▶ _Problem details_:
Only the lines of the data holding the string "nullptr" need to be returned.

▶ _Dataset records_:
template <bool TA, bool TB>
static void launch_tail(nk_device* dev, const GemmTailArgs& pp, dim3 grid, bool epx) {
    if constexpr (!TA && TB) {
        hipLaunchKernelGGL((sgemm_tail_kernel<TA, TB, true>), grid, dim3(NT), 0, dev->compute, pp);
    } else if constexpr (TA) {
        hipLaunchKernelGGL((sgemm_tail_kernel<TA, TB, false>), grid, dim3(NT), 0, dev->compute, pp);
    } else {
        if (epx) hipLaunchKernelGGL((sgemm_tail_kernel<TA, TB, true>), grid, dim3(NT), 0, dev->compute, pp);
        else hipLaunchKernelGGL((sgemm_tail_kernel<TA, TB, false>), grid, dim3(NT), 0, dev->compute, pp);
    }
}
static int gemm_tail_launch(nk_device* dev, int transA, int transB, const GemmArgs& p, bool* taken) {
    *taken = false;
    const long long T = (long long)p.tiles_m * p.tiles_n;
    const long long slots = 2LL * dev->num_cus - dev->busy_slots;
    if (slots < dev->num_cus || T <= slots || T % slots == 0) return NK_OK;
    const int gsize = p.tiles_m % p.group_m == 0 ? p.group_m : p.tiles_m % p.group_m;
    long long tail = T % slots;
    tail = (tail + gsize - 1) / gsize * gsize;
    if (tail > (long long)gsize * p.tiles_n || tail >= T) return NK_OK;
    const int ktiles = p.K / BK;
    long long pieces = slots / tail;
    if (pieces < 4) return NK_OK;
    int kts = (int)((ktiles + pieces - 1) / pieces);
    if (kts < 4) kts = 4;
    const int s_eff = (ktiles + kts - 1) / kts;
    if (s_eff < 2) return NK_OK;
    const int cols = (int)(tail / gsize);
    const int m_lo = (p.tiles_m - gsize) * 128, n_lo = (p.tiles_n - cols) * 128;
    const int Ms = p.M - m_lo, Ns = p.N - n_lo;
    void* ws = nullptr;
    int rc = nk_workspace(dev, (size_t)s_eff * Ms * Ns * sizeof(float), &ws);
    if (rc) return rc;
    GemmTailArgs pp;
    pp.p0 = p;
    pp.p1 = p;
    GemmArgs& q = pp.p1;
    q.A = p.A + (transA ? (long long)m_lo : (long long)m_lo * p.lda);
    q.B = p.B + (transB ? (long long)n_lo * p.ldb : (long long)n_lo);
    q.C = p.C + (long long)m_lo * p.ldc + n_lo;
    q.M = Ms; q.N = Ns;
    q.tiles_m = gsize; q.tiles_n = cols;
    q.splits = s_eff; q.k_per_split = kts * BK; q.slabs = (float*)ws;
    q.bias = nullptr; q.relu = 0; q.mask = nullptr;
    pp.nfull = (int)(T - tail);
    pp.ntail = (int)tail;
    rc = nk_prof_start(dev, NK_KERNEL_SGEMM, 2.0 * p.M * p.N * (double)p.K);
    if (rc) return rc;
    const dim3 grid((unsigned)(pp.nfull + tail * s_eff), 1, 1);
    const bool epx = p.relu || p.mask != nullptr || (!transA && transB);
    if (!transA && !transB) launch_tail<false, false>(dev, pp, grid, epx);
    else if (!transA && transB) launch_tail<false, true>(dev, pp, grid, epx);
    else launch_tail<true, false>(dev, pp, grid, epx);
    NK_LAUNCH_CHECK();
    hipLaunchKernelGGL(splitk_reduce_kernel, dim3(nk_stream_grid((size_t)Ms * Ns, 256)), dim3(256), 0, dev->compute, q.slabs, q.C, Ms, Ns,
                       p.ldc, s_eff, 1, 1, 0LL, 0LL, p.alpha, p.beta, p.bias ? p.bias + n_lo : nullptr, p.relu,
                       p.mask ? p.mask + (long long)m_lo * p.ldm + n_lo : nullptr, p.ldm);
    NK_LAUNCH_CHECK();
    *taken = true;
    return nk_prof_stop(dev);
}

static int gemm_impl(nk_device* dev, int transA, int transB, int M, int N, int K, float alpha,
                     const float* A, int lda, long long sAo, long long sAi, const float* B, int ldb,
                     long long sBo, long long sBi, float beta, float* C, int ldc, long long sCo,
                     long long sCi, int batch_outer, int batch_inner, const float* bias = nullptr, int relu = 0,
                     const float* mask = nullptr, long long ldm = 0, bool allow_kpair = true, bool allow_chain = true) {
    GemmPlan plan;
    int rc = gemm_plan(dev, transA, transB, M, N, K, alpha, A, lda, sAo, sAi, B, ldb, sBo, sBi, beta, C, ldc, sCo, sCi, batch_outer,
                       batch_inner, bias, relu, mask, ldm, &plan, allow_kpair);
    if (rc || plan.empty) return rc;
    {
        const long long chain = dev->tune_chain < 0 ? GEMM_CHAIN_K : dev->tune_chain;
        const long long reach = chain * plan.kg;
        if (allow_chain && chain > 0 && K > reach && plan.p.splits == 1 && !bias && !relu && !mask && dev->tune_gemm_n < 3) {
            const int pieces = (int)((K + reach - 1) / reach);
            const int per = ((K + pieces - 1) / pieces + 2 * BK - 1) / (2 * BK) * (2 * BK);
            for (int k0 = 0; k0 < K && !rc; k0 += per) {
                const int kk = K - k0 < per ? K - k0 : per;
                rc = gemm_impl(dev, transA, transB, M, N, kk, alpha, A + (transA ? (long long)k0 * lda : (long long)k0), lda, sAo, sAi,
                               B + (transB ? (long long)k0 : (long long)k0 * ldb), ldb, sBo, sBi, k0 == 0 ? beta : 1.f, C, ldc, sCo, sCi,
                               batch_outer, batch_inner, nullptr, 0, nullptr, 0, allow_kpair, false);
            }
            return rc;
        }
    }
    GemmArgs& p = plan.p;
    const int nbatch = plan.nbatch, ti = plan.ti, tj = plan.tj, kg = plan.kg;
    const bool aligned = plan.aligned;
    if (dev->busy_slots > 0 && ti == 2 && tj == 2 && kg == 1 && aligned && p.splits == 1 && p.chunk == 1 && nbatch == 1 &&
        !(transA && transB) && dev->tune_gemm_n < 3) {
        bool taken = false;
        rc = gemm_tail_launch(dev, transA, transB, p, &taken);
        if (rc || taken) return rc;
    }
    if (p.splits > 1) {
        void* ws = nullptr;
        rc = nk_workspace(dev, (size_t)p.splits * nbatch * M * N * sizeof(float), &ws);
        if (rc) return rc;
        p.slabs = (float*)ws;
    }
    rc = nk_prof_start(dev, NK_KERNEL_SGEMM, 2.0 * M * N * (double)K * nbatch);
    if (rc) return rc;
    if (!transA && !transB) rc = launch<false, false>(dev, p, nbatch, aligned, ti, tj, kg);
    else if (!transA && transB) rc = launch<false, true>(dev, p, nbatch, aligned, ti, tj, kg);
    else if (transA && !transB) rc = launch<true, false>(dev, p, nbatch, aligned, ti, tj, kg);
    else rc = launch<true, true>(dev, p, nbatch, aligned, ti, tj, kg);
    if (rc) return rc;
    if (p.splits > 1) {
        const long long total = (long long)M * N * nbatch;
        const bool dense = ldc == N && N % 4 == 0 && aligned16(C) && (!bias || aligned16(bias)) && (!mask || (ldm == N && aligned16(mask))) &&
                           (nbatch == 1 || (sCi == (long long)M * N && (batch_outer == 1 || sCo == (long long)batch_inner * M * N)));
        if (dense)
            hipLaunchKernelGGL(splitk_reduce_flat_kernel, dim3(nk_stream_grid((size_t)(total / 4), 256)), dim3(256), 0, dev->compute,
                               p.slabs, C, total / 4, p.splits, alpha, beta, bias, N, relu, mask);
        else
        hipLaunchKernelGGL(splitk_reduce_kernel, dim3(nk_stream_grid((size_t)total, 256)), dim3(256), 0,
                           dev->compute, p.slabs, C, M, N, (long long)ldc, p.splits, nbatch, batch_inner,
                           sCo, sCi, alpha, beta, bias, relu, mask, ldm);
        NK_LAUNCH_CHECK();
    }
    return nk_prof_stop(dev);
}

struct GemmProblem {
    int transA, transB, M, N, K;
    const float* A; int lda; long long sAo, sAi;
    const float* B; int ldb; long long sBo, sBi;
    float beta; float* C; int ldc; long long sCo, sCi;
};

▶ _Exercise solution_:
    void* ws = nullptr;
    q.bias = nullptr; q.relu = 0; q.mask = nullptr;
    const bool epx = p.relu || p.mask != nullptr || (!transA && transB);
                       p.ldc, s_eff, 1, 1, 0LL, 0LL, p.alpha, p.beta, p.bias ? p.bias + n_lo : nullptr, p.relu,
                       p.mask ? p.mask + (long long)m_lo * p.ldm + n_lo : nullptr, p.ldm);
                     long long sCi, int batch_outer, int batch_inner, const float* bias = nullptr, int relu = 0,
                     const float* mask = nullptr, long long ldm = 0, bool allow_kpair = true, bool allow_chain = true) {
                               batch_outer, batch_inner, nullptr, 0, nullptr, 0, allow_kpair, false);
        void* ws = nullptr;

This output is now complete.